After the climb, you reach the gap in the castle wall and enter the extensive areas of the complex. If you have chosen the alternative route, you can go directly through the large castle gate into the inner courtyard.
Dates from the Middle Bronze Age around 1600 BC
The first buildings on the castle hill were already in Celtic times, as excavations have shown. Even much older structures from the Bronze Age (around 2000 - 1900 BC) have been found here at the confluence of the Naab and Vils.
About 1000 meters in front of the Spornspitze, a two-phase outer section wall runs over the Hirmesberg, which dates from the Middle Bronze Age around 1600 BC, and, about 100 meters in front of the medieval castle complex, there was an inner section wall, also with multiple phases, from the La Tène period around 500 BC, which was later built over by the "Hungarian Wall".
This protective wall, still popularly known as the "Hungarian Wall" today, was probably intended to serve as a retreat for the local population during the Hungarian invasions in the 10th century.
The castle, which is strategically located between the Naab Valley and the Vilstal at the intersection of several old roads and whose builders are not entirely clear, secured an imperial customs office that was already described as "old" around 1230. However, it was first mentioned in a document by Bishop Wolfgang in 983. The dates of the older high medieval castle buildings vary from 1150 to 1280.
The main castle was located at the very end of the foothills, directly above the steep drop to the Naab and Vils. The Romanesque architectural decoration of the polygonal two-storey palace with coupled round-arch windows, three-part pointed arch windows, two knights' halls and a castle chapel attached to the north, as well as the round 20-metre-high keep with a high entrance at a height of 8 metres, a diameter of 9.5 metres and a wall thickness of around 2.3 metres made of limestone ashlar masonry indicate that it was built between 1170 and 1780.

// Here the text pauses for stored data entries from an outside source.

-          const int col = n0 + 8 * jj + fc + e;
-          float& x = sv[4 * jj + 2 * h + e];
-          if (masked && kreg[col < g.lw ? col : 0] != rq[h]) x -= 100.0f * SQRT_C;
-          if (col >= g.lw) x = -CUDART_INF_F;
-        }
-      float mx = -CUDART_INF_F;
-#pragma unroll
-      for (int jj = 0; jj < 8; ++jj) mx = fmaxf(mx, fmaxf(sv[4 * jj + 2 * h], sv[4 * jj + 2 * h + 1]));
-      mx = fmaxf(mx, __shfl_xor_sync(0xffffffffu, mx, 1));
-      mx = fmaxf(mx, __shfl_xor_sync(0xffffffffu, mx, 2));
-      float alpha = 1.0f;
-      if (mx > m_run[h] + LAZY_THRESH) {
-        alpha = exp2f((m_run[h] - mx) * EXP_SCALE);
-        m_run[h] = mx;
-#pragma unroll
-        for (int jj = 0; jj < 16; ++jj) { o[4 * jj + 2 * h] *= alpha; o[4 * jj + 2 * h + 1] *= alpha; }
-      }
-      const float mscaled = m_run[h] * EXP_SCALE;
-      float sum = 0.f;
-#pragma unroll
-      for (int jj = 0; jj < 8; ++jj) {
-        const float p0 = ex2_approx(fmaf(sv[4 * jj + 2 * h], EXP_SCALE, -mscaled));
-        const float p1 = ex2_approx(fmaf(sv[4 * jj + 2 * h + 1], EXP_SCALE, -mscaled));
-        sum += p0 + p1;
-        split_f16x2(p0, p1, &ph[2 * jj + h], &pl[2 * jj + h]);
-      }
-      l_run[h] = l_run[h] * alpha + sum;
-    }
-    mbar_wait_inline(v_full + s, (j >> 1) & 1);
-    const uint32_t v_base = smem_u32(smem + OFF_V + s * KV_STAGE_BYTES);
-    fence_acc(o);
-    wgmma_fence();
+  float sv[32];
+  uint32_t ph[16], pl[16];
+  auto issue_pv = [&](auto steps, uint32_t v_base) {
+    constexpr int NKS = decltype(steps)::value;
 #pragma unroll
     for (int c = 0; c < 3; ++c)
 #pragma unroll
-      for (int ks = 0; ks < 4; ++ks) {
+      for (int ks = 0; ks < NKS; ++ks) {
         const uint32_t* pp = c == 0 ? pl : ph;
         const uint32_t a[4] = {pp[4 * ks], pp[4 * ks + 1], pp[4 * ks + 2], pp[4 * ks + 3]};
         wgmma_rs_n128_tb(o, a, desc_mnmajor(v_base + (c == 1 ? 16384 : 0) + ks * 2048, 8192), true);
       }
-    wgmma_commit();
-    wgmma_wait<0>();
-    fence_acc(o);
-    __syncwarp();
-    if (lane == 0) mbar_arrive(v_empty + s);
+  };
+  const int8_t* kreg_base = reinterpret_cast<const int8_t*>(smem + OFF_KREG);
+  for (int item = blockIdx.x; item < p.n_items; item += gridDim.x, ++it) {
+    const Item t = decode_item(p, item);
+    const bool masked = window_masked(g, t.win);
+    const int8_t* kreg = kreg_base + (it & 1) * MAX_LP;
+    const bool active = t.m0 + wg * 64 < g.lw;
+#pragma unroll
+    for (int h = 0; h < 2; ++h) {
+      const int tq = t.m0 + fr + 8 * h;
+      row_valid[h] = tq < g.lw;
+      int yr = 0, xr = 0;
+      tok[h] = row_valid[h] ? window_token(g, t.win, tq, &yr, &xr) : -1;
+      rq[h] = masked ? shift_region(g, yr, xr) : 0;
+      m_run[h] = -CUDART_INF_F; l_run[h] = 0.f;
+    }
+#pragma unroll
+    for (int i = 0; i < 64; ++i) o[i] = 0.f;
+    mbar_wait_inline(q_full, it & 1);
+    for (int j = 0; j <= T; ++j) {
+      const bool do_pv = j > 0, do_s = j < T;
+      const int sk = kc & 1, svs = vc & 1;
+      turn_wait();
+      if (active) {
+        if (do_pv) mbar_wait_inline(v_full + svs, (vc >> 1) & 1);
+        if (do_s) mbar_wait_inline(k_full + sk, (kc >> 1) & 1);
+        const uint32_t v_base = smem_u32(smem + OFF_V + svs * KV_STAGE_BYTES);
+        const uint32_t k_base = smem_u32(smem + OFF_K + sk * KV_STAGE_BYTES);
+        auto stage = [&](auto pv_steps, auto s_width) {
+          fence_acc(o);
+          fence_acc(sv);
+          wgmma_fence();
+          if constexpr (decltype(pv_steps)::value > 0) issue_pv(pv_steps, v_base);
+          if constexpr (decltype(s_width)::value > 0) issue_s(s_width, k_base, sv);
+          wgmma_commit();
+          turn_pass();
+          wgmma_wait<0>();
+          fence_acc(o);
+          fence_acc(sv);
+        };
+        using I0 = std::integral_constant<int, 0>;
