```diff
diff --git a/event_representation_study_amd/csrc/evrep_render.hip b/event_representation_study_amd/csrc/evrep_render.hip
--- a/event_representation_study_amd/csrc/evrep_render.hip
+++ b/event_representation_study_amd/csrc/evrep_render.hip
@@ -7,7 +7,7 @@
 }
 template <int RB>
 __global__ __launch_bounds__(kWave, 6) void k_render_state(BinView bv, const int64_t *__restrict__ off, int H, int W, int nchunk, UnitCfg uc,
-                                                       double tau, WindowMeta *__restrict__ meta_out, unsigned char *__restrict__ state,
+                                                       double tau, unsigned char *__restrict__ state,
                                                        int32_t *__restrict__ net, float *__restrict__ surface) {
     extern __shared__ __align__(16) unsigned char smem[];
     const int lane = threadIdx.x;
@@ -102,16 +102,6 @@
     }
     if (net) for (int px = lane; px < g.npix; px += kWave) net[o + px] = netl[px];
     if (surface) for (int px = lane; px < g.npix; px += kWave) surface[o + px] = acc[px];
-    if (bv.fused && g.row == 0 && chunk == 0) {
-        WindowMeta m = window_meta(bv, off, b);
-        if (lane == 0) {
-            m.status &= 0xffffu;
-            if (n_win <= 0) m.status |= EVREP_ST_EMPTY;
-            else if (m.tmin == m.tmax) m.status |= EVREP_ST_FLAT_TIME;
-            for (int i = 0; i < 6; ++i) m.pad[i] = 0;
-            meta_out[b] = m;
-        }
-    }
 }
 
 constexpr int kRcThreads = 256;
```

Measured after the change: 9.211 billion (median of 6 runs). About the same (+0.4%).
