#ifndef MFX_RO_PERSIST_FORM
#define MFX_RO_PERSIST_FORM 1
#endif
template <int MODE, bool LDS, int BLOCK, bool PSCHK, bool FUSE = false, bool PERSIST = false>
__global__ __launch_bounds__(BLOCK, flat_min_waves<MODE>(BLOCK)) void k_flat(FlatArgs a) {
    static_assert(!FUSE || ModeTraits<MODE>::kDot, "fused finalize: passes that produce sums");
    static_assert(!PERSIST || (LDS && !FUSE), "persistent form: LDS panels without the in-pass finalize");
    using TR = ModeTraits<MODE>;
    constexpr bool ROP = PERSIST && !TR::kWrite;
    constexpr bool PERSIST2 = PERSIST && TR::kWrite;
    uint32_t chunk = FUSE ? a.wg_order[blockIdx.x] : blockIdx.x;
    uint32_t chunk_end = chunk + 1;
    const uint32_t nchunks = a.nspans / (BLOCK / 64);
    if constexpr (PERSIST) {
        chunk = (uint32_t) ((uint64_t) blockIdx.x * nchunks / gridDim.x);
        chunk_end = (uint32_t) ((uint64_t) (blockIdx.x + 1) * nchunks / gridDim.x);
        if (chunk >= chunk_end) return;
    }
    using G = typename TR::G;
    using P = typename TR::P;
    extern __shared__ __attribute__((aligned(16))) unsigned char lds_raw[];
    using S = typename TR::S;
    S* __restrict__ slice = reinterpret_cast<S*>(lds_raw);
    constexpr size_t kSliceEntry = sizeof(S) + (TR::kAux ? sizeof(float) : 0);
    float* __restrict__ aux_slice = reinterpret_cast<float*>(lds_raw + ((size_t) a.panel_rows + 1) * sizeof(S));
    const uint32_t lane = threadIdx.x & 63;
    uint32_t span = __builtin_amdgcn_readfirstlane(chunk * (BLOCK / 64) + (threadIdx.x >> 6));
    const G* __restrict__ gather = static_cast<const G*>(a.gather);
    const P* __restrict__ perseg = static_cast<const P*>(a.perseg);
    const uint32_t span_words = a.tiles_per_span * (kTileElems / 32);
    uint64_t start = (uint64_t) span * a.tiles_per_span * kTileElems;
    using IdxVec = typename std::conditional<LDS, u16x4, u32x4>::type;
    using IdxElem = typename std::conditional<LDS, uint16_t, uint32_t>::type;
    const IdxVec* __restrict__ idx4 = reinterpret_cast<const IdxVec*>(static_cast<const IdxElem*>(a.idx) + start) + lane;
    f32x4* __restrict__ val4 = reinterpret_cast<f32x4*>(a.val + start) + lane;
    const uint32_t* __restrict__ flw = a.flags32 + (size_t) span * span_words + (lane >> 3);
    const uint32_t* __restrict__ hpw = a.hpre + (size_t) span * span_words + (lane >> 3);
    const uint32_t sh = (lane & 7) * 4;
    IdxVec id_n;
    f32x4 v_n;
    uint32_t fl_n, hp_n, hp_nn;
    const size_t span_step_q = (size_t) (BLOCK / 64) * a.tiles_per_span * 64, span_step_w = (size_t) (BLOCK / 64) * span_words;
    uint64_t sq = ROP ? (uint64_t) span * a.tiles_per_span * 64 : 0, sw = ROP ? (uint64_t) span * span_words : 0;
    struct LaneOff { uint32_t i, v, w; };
    auto lane_off = [](uint32_t lane) { LaneOff o{lane * (uint32_t) sizeof(IdxVec), lane * 16u, (lane >> 3) * 4u}; asm volatile("" : "+v"(o.i), "+v"(o.v), "+v"(o.w)); return o; };
    using gchar = __attribute__((address_space(1))) const char;
    auto ubase = [](const void* p) {
        const uint64_t u = reinterpret_cast<uint64_t>(p);
        return reinterpret_cast<gchar*>((uint64_t) (uint32_t) __builtin_amdgcn_readfirstlane((int) (u >> 32)) << 32 | (uint32_t) __builtin_amdgcn_readfirstlane((int) u));
    };
    using GIdxVec = __attribute__((address_space(1))) const IdxVec;
    using GF32x4 = __attribute__((address_space(1))) const f32x4;
    auto ld_idx = [&](uint64_t q, uint32_t lane_ib) { return __builtin_nontemporal_load(reinterpret_cast<GIdxVec*>(ubase(static_cast<const IdxVec*>(a.idx) + (sq + q)) + lane_ib)); };
    auto ld_val = [&](uint64_t q, uint32_t lane_vb) { return __builtin_nontemporal_load(reinterpret_cast<GF32x4*>(ubase(reinterpret_cast<const f32x4*>(a.val) + (sq + q)) + lane_vb)); };
    auto ld_fl = [&](uint64_t w, uint32_t lane_wb) { return *reinterpret_cast<const gu32*>(ubase(a.flags32 + (sw + w)) + lane_wb); };
    auto ld_hp = [&](uint64_t w, uint32_t lane_wb) { return *reinterpret_cast<const gu32*>(ubase(a.hpre + (sw + w)) + lane_wb); };
    auto stage_slice = [&](uint32_t panel) {
        const uint32_t gbase = panel * a.panel_rows;
        const uint32_t cnt = a.gather_len - gbase < a.panel_rows ? a.gather_len - gbase : a.panel_rows;
        for (uint32_t i = threadIdx.x; i < cnt; i += BLOCK) slice[i] = to_slice<S, G>(gather[gbase + i]);
        if (threadIdx.x == 0) slice[a.panel_rows] = S{};
        if constexpr (TR::kAux) {
            for (uint32_t i = threadIdx.x; i < cnt; i += BLOCK) aux_slice[i] = a.gather_aux[gbase + i];
            if (threadIdx.x == 0) aux_slice[a.panel_rows] = 0.f;
        }
    };
    uint32_t panel = 0, panel_next = 0;
    if constexpr (LDS) {
        id_n = __builtin_nontemporal_load(idx4);
        v_n = __builtin_nontemporal_load(val4);
        fl_n = flw[0]; hp_n = hpw[0]; hp_nn = hpw[8];
        panel = a.wg_panel[chunk];
        stage_slice(panel);
    }
    P* __restrict__ ps_lds = reinterpret_cast<P*>(lds_raw + (((size_t) a.panel_rows + 1) * kSliceEntry + 15) / 16 * 16);
    uint32_t win_base = 0;
    auto heads_before = [&](uint32_t c) { return a.hpre[(size_t) c * (BLOCK / 64) * span_words]; };
    uint32_t hb1 = 0, hb2 = 0;
    if constexpr (LDS && TR::kPerSeg) {
        const uint32_t rb0 = heads_before(chunk);
        win_base = rb0 > 0 ? rb0 - 1 : 0;
        const uint32_t win_end = heads_before(chunk + 1);
        if constexpr (PERSIST2) { hb1 = win_end; hb2 = heads_before(chunk + 2 < nchunks ? chunk + 2 : nchunks); }
        uint32_t cnt = win_end - win_base;
        if (cnt > kPerSegLdsCap) cnt = kPerSegLdsCap;
        for (uint32_t j = threadIdx.x; j < cnt; j += BLOCK) ps_lds[j] = perseg[a.seg_of_rank[win_base + j]];
    }
    if constexpr (LDS && !PERSIST) __syncthreads();
    for (uint32_t visit = 0;; ++visit) {
    const bool more = PERSIST && chunk + 1 < chunk_end;
    uint32_t win_base_n = 0, win_cnt_n = 0;
    if constexpr (ROP) __syncthreads();
    if constexpr (PERSIST2) {
        if (visit && panel_next != panel) {
            __syncthreads();
            panel = panel_next;
            stage_slice(panel);
        }
        __syncthreads();
        if constexpr (TR::kPerSeg) {
            if (more) {
                win_base_n = hb1 > 0 ? hb1 - 1 : 0;
                win_cnt_n = hb2 - win_base_n < kPerSegLdsCap ? hb2 - win_base_n : kPerSegLdsCap;
            }
        }
    }
    P* __restrict__ ps_cur = PERSIST2 ? ps_lds + (visit & 1u) * kPerSegLdsCap : ps_lds;
    bool live = span < a.nspans;
    if constexpr (!FUSE) { if (!live) return; }
    auto fetch_ps = [&](uint32_t r) -> P {
        if constexpr (LDS) {
            const uint32_t rl = r - win_base;
            if constexpr (!PSCHK) return ps_cur[rl];
            else if (rl < kPerSegLdsCap) return ps_cur[rl];
        }
        return perseg[a.seg_of_rank[r]];
    };
    uint32_t ntiles = a.tiles_per_span;
    if constexpr (!LDS) {
        const uint64_t left = a.nnz > start ? a.nnz - start : 0;
        const uint32_t nlive = (uint32_t) ((left + kTileElems - 1) / kTileElems);
        if (nlive < ntiles) ntiles = nlive;
        if (live && ntiles == 0) {
            if (TR::kDot && lane == 0) store_partial<FUSE>(a.carry + span, 0.f, 0.f);
            live = false;
        }
        if constexpr (!FUSE) { if (!live) return; }
        if (live) {
            id_n = __builtin_nontemporal_load(idx4);
            v_n = __builtin_nontemporal_load(val4);
            fl_n = flw[0]; hp_n = hpw[0]; hp_nn = hpw[8];
        }
    }
    if (live) {
    const uint32_t rank_base = __builtin_amdgcn_readfirstlane(hp_n);
    uint32_t cur1 = rank_base;
    P pcur{};
    if constexpr (TR::kPerSeg) {
        if (cur1 > 0) pcur = fetch_ps(cur1 - 1);
    }
    float og = 0.f, oh = 0.f;
    bool open_spread = false;

    for (uint32_t tile = 0; tile < ntiles; ++tile) {
        const IdxVec id = id_n;
        const f32x4 v = v_n;
        const uint32_t fl = fl_n, hp = hp_n;
        const uint32_t cur1_next = __builtin_amdgcn_readfirstlane(hp_nn);
        hp_n = hp_nn;
        if constexpr (ROP) {
            const bool hop = MFX_RO_PERSIST_FORM == 2 && more && tile + 1 == ntiles;
            const uint64_t q = hop ? (uint64_t) span_step_q : (uint64_t) (tile + 1) * 64;
            const uint64_t w = hop ? (uint64_t) span_step_w : (uint64_t) (tile + 1) * 8;
            const LaneOff lo = lane_off(lane);
            if (hop || tile + 1 < ntiles) {
                id_n = ld_idx(q, lo.i);
                v_n = ld_val(q, lo.v);
            }
            fl_n = ld_fl(w, lo.w);
            hp_nn = ld_hp(w + 8, lo.w);
        } else if constexpr (!PERSIST) {
            if (tile + 1 < ntiles) {
                id_n = __builtin_nontemporal_load(idx4 + (tile + 1) * 64);
                v_n = __builtin_nontemporal_load(val4 + (tile + 1) * 64);
            }
            fl_n = flw[(tile + 1) * 8];
            hp_nn = hpw[(tile + 2) * 8];
        } else if (tile + 1 < ntiles) {
            id_n = __builtin_nontemporal_load(idx4 + (tile + 1) * 64);
            v_n = __builtin_nontemporal_load(val4 + (tile + 1) * 64);
            fl_n = flw[(tile + 1) * 8];
            hp_nn = hpw[(tile + 2) * 8];
        } else if (more) {
            id_n = __builtin_nontemporal_load(idx4 + span_step_q);
            v_n = __builtin_nontemporal_load(val4 + span_step_q);
            fl_n = flw[span_step_w]; hp_n = hpw[span_step_w]; hp_nn = hpw[span_step_w + 8];
            panel_next = a.wg_panel[chunk + 1];
            if constexpr (TR::kPerSeg) { hb1 = hb2; hb2 = heads_before(chunk + 3 < nchunks ? chunk + 3 : nchunks); }
        }
        const uint64_t base = start + (uint64_t) tile * kTileElems;
        const bool partial = !LDS && base + kTileElems > a.nnz;
        const uint64_t e0 = base + (uint64_t) lane * 4;

        const uint32_t ids[4] = {(uint32_t) id.x, (uint32_t) id.y, (uint32_t) id.z, (uint32_t) id.w};
        const float vs[4] = {v.x, v.y, v.z, v.w};
        G ga[4];
        float gx[4] = {};
#pragma unroll
        for (int e = 0; e < 4; ++e) {
            if constexpr (LDS) ga[e] = from_slice<G, S>(slice[ids[e]]);
            else ga[e] = ids[e] < a.gather_len ? gather[ids[e]] : zero_of(G{});
            if constexpr (LDS && TR::kAux) gx[e] = aux_slice[ids[e]];
        }
        float vo[4], gc[4], hc[4];

        if (cur1_next == cur1) {
#pragma unroll
            for (int e = 0; e < 4; ++e) {
                element_op<MODE>(vs[e], ga[e], gx[e], pcur, a.add, vo[e], gc[e], hc[e]);
                if (partial && e0 + e >= a.nnz) { gc[e] = 0.f; hc[e] = 0.f; }
                if constexpr (TR::kDot) { og += gc[e]; oh += hc[e]; }
            }
            open_spread = true;
        } else {
            const uint32_t nib = (fl >> sh) & 0xFu;
            const uint32_t r1 = hp + (uint32_t) __popc(fl & ((1u << sh) - 1u));
#pragma unroll
            for (int e = 0; e < 4; ++e) {
                P ps{};
                if constexpr (TR::kPerSeg) {
                    const uint32_t re1 = r1 + (uint32_t) __popc(nib & ((2u << e) - 1u));
                    ps = fetch_ps(re1 - 1);
                }
                element_op<MODE>(vs[e], ga[e], gx[e], ps, a.add, vo[e], gc[e], hc[e]);
                if (partial && e0 + e >= a.nnz) { gc[e] = 0.f; hc[e] = 0.f; }
            }
            if constexpr (TR::kDot) {
                float cin_g, cin_h;
                if (open_spread) {
                    cin_g = wave_sum(og);
                    cin_h = wave_sum(oh);
                } else {
                    cin_g = __builtin_bit_cast(float, __builtin_amdgcn_readfirstlane(__builtin_bit_cast(int, og)));
                    cin_h = __builtin_bit_cast(float, __builtin_amdgcn_readfirstlane(__builtin_bit_cast(int, oh)));
                }
                open_spread = false;
                float ag = 0.f, ah = 0.f, fg = 0.f, fh = 0.f;
                bool seen = false;
                uint32_t close1 = r1;
#pragma unroll
                for (int e = 0; e < 4; ++e) {
                    if ((nib >> e) & 1u) {
                        if (!seen) {
                            fg = ag; fh = ah; seen = true;
                        } else {
                            store_partial<FUSE>(a.part + (close1 - 1), ag, ah);
                        }
                        ++close1;
                        ag = 0.f; ah = 0.f;
                    }
                    ag += gc[e];
                    ah += hc[e];
                }
                if (!seen) { fg = ag; fh = ah; }
                const uint64_t M = __ballot(seen);
                const uint64_t upto = M & ((uint64_t(2) << lane) - 1);
                const uint32_t dist = upto ? lane - (63u - (uint32_t) __clzll((long long) upto)) : 64u;
                float xg = ag, xh = ah;
                seg_scan2(xg, xh, lane, dist);
                float eg = dpp_mov<kDppWaveShr1>(xg), eh = dpp_mov<kDppWaveShr1>(xh);
                if ((M & ((uint64_t(1) << lane) - 1)) == 0) { eg += cin_g; eh += cin_h; }
                if (seen) {
                    const float tg = eg + fg, th = eh + fh;
                    if (r1 > rank_base) {
                        store_partial<FUSE>(a.part + (r1 - 1), tg, th);
                    } else {
                        store_partial<FUSE>(a.carry + span, tg, th);
                    }
                }
                const float ng = __builtin_bit_cast(float, __builtin_amdgcn_readlane(__builtin_bit_cast(int, xg), 63));
                const float nh = __builtin_bit_cast(float, __builtin_amdgcn_readlane(__builtin_bit_cast(int, xh), 63));
                og = lane == 0 ? ng : 0.f;
                oh = lane == 0 ? nh : 0.f;
            }
            cur1 = cur1_next;
            if constexpr (TR::kPerSeg) pcur = fetch_ps(cur1 - 1);
        }
        if constexpr (TR::kWrite) {
            if (!partial) {
__builtin_nontemporal_store(f32x4{vo[0], vo[1], vo[2], vo[3]}, val4 + tile * 64);
            } else {
                float* vp = a.val + e0;
#pragma unroll
                for (int e = 0; e < 4; ++e)
                    if (e0 + e < a.nnz) vp[e] = vo[e];
            }
        }
    }
    if constexpr (TR::kDot) {
        const float tg = open_spread ? wave_sum(og) : og, th = open_spread ? wave_sum(oh) : oh;
        if (lane == 0) {
            if (cur1 > rank_base) {
                store_partial<FUSE>(a.part + (cur1 - 1), tg, th);
            } else {
                store_partial<FUSE>(a.carry + span, tg, th);
            }
        }
    }
    }
    if constexpr (!PERSIST) break;
    if (!more) break;
    if constexpr (ROP) {
        ++chunk;
        span += BLOCK / 64;
        sq += span_step_q;
        sw += span_step_w;
        const LaneOff lo = lane_off(lane);
        if (MFX_RO_PERSIST_FORM != 2) {
            id_n = ld_idx(0, lo.i);
            v_n = ld_val(0, lo.v);
            fl_n = ld_fl(0, lo.w); hp_nn = ld_hp(8, lo.w);
        }
        hp_n = ld_hp(0, lo.w);
        panel_next = a.wg_panel[chunk];
        const uint32_t rb0 = heads_before(chunk), win_end = heads_before(chunk + 1);
        __syncthreads();
        if (panel_next != panel) {
            panel = panel_next;
            stage_slice(panel);
        }
        win_base = rb0 > 0 ? rb0 - 1 : 0;
        const uint32_t cnt = win_end - win_base < kPerSegLdsCap ? win_end - win_base : kPerSegLdsCap;
        for (uint32_t j = threadIdx.x; j < cnt; j += BLOCK) ps_lds[j] = perseg[a.seg_of_rank[win_base + j]];
        continue;
    }
    if constexpr (TR::kPerSeg) {
        P* __restrict__ ps_nxt = ps_lds + ((visit + 1) & 1u) * kPerSegLdsCap;
        for (uint32_t j = threadIdx.x; j < win_cnt_n; j += BLOCK) ps_nxt[j] = perseg[a.seg_of_rank[win_base_n + j]];
        win_base = win_base_n;
    }
    ++chunk;
    span += BLOCK / 64;
    start = (uint64_t) span * a.tiles_per_span * kTileElems;
    idx4 = reinterpret_cast<const IdxVec*>(static_cast<const IdxElem*>(a.idx) + start) + lane;
    val4 = reinterpret_cast<f32x4*>(a.val + start) + lane;
    flw = a.flags32 + (size_t) span * span_words + (lane >> 3);
    hpw = a.hpre + (size_t) span * span_words + (lane >> 3);
    }
    if constexpr (FUSE) fused_finalize<BLOCK>(a, chunk, lds_raw);
}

Later additions and remodelling indicate that it was built in the Gothic period. In 1271, a Bavarian ministerial named Hugo von Kallmünz was documented and in the House Contract of Pavia, the castle was first mentioned as belonging to the Wittelsbachs in 1329. Construction work that Count Palatine Rupert I had carried out in 1351 probably related to the 1.2-metre-thick ring wall with its semi-circular towers. The late Gothic moat with gatehouse is dated to the 15th century. During the Landshut War of Succession, Palatinate troops set fire to the castle in 1504. After its reconstruction during the Thirty Years' War in 1633, it was first plundered by imperial troops, then finally destroyed by fire by Swedish troops in 1641 and then served as a quarry. In 1793, the castle became municipal property and has been renovated several times since the end of the 19th century.
There were many other interesting details in the castle complex, which would go beyond the scope of this article. However, anyone interested should note that the walk up to the castle complex is definitely worth it, especially since the view of the town of Kallmünz and the confluence of the Naab and Vils with the colours of the surrounding forests is really impressive. Colours and shadow situations change depending on the position of the clouds and the sun, even the reflections on the water are impressive.
We were quickly back at the Pielenhofen campsite
We stayed for a while on a bench directly above the town, which offered this wonderful view.
For the descent we used the alternative route described above, so that we quickly got back to our bikes. The return journey along the Naab was no longer interrupted by frequent photography, so that we were quickly back at the Pielenhofen campsite. A worthwhile day trip by bike, which can be extended if desired. Recommended.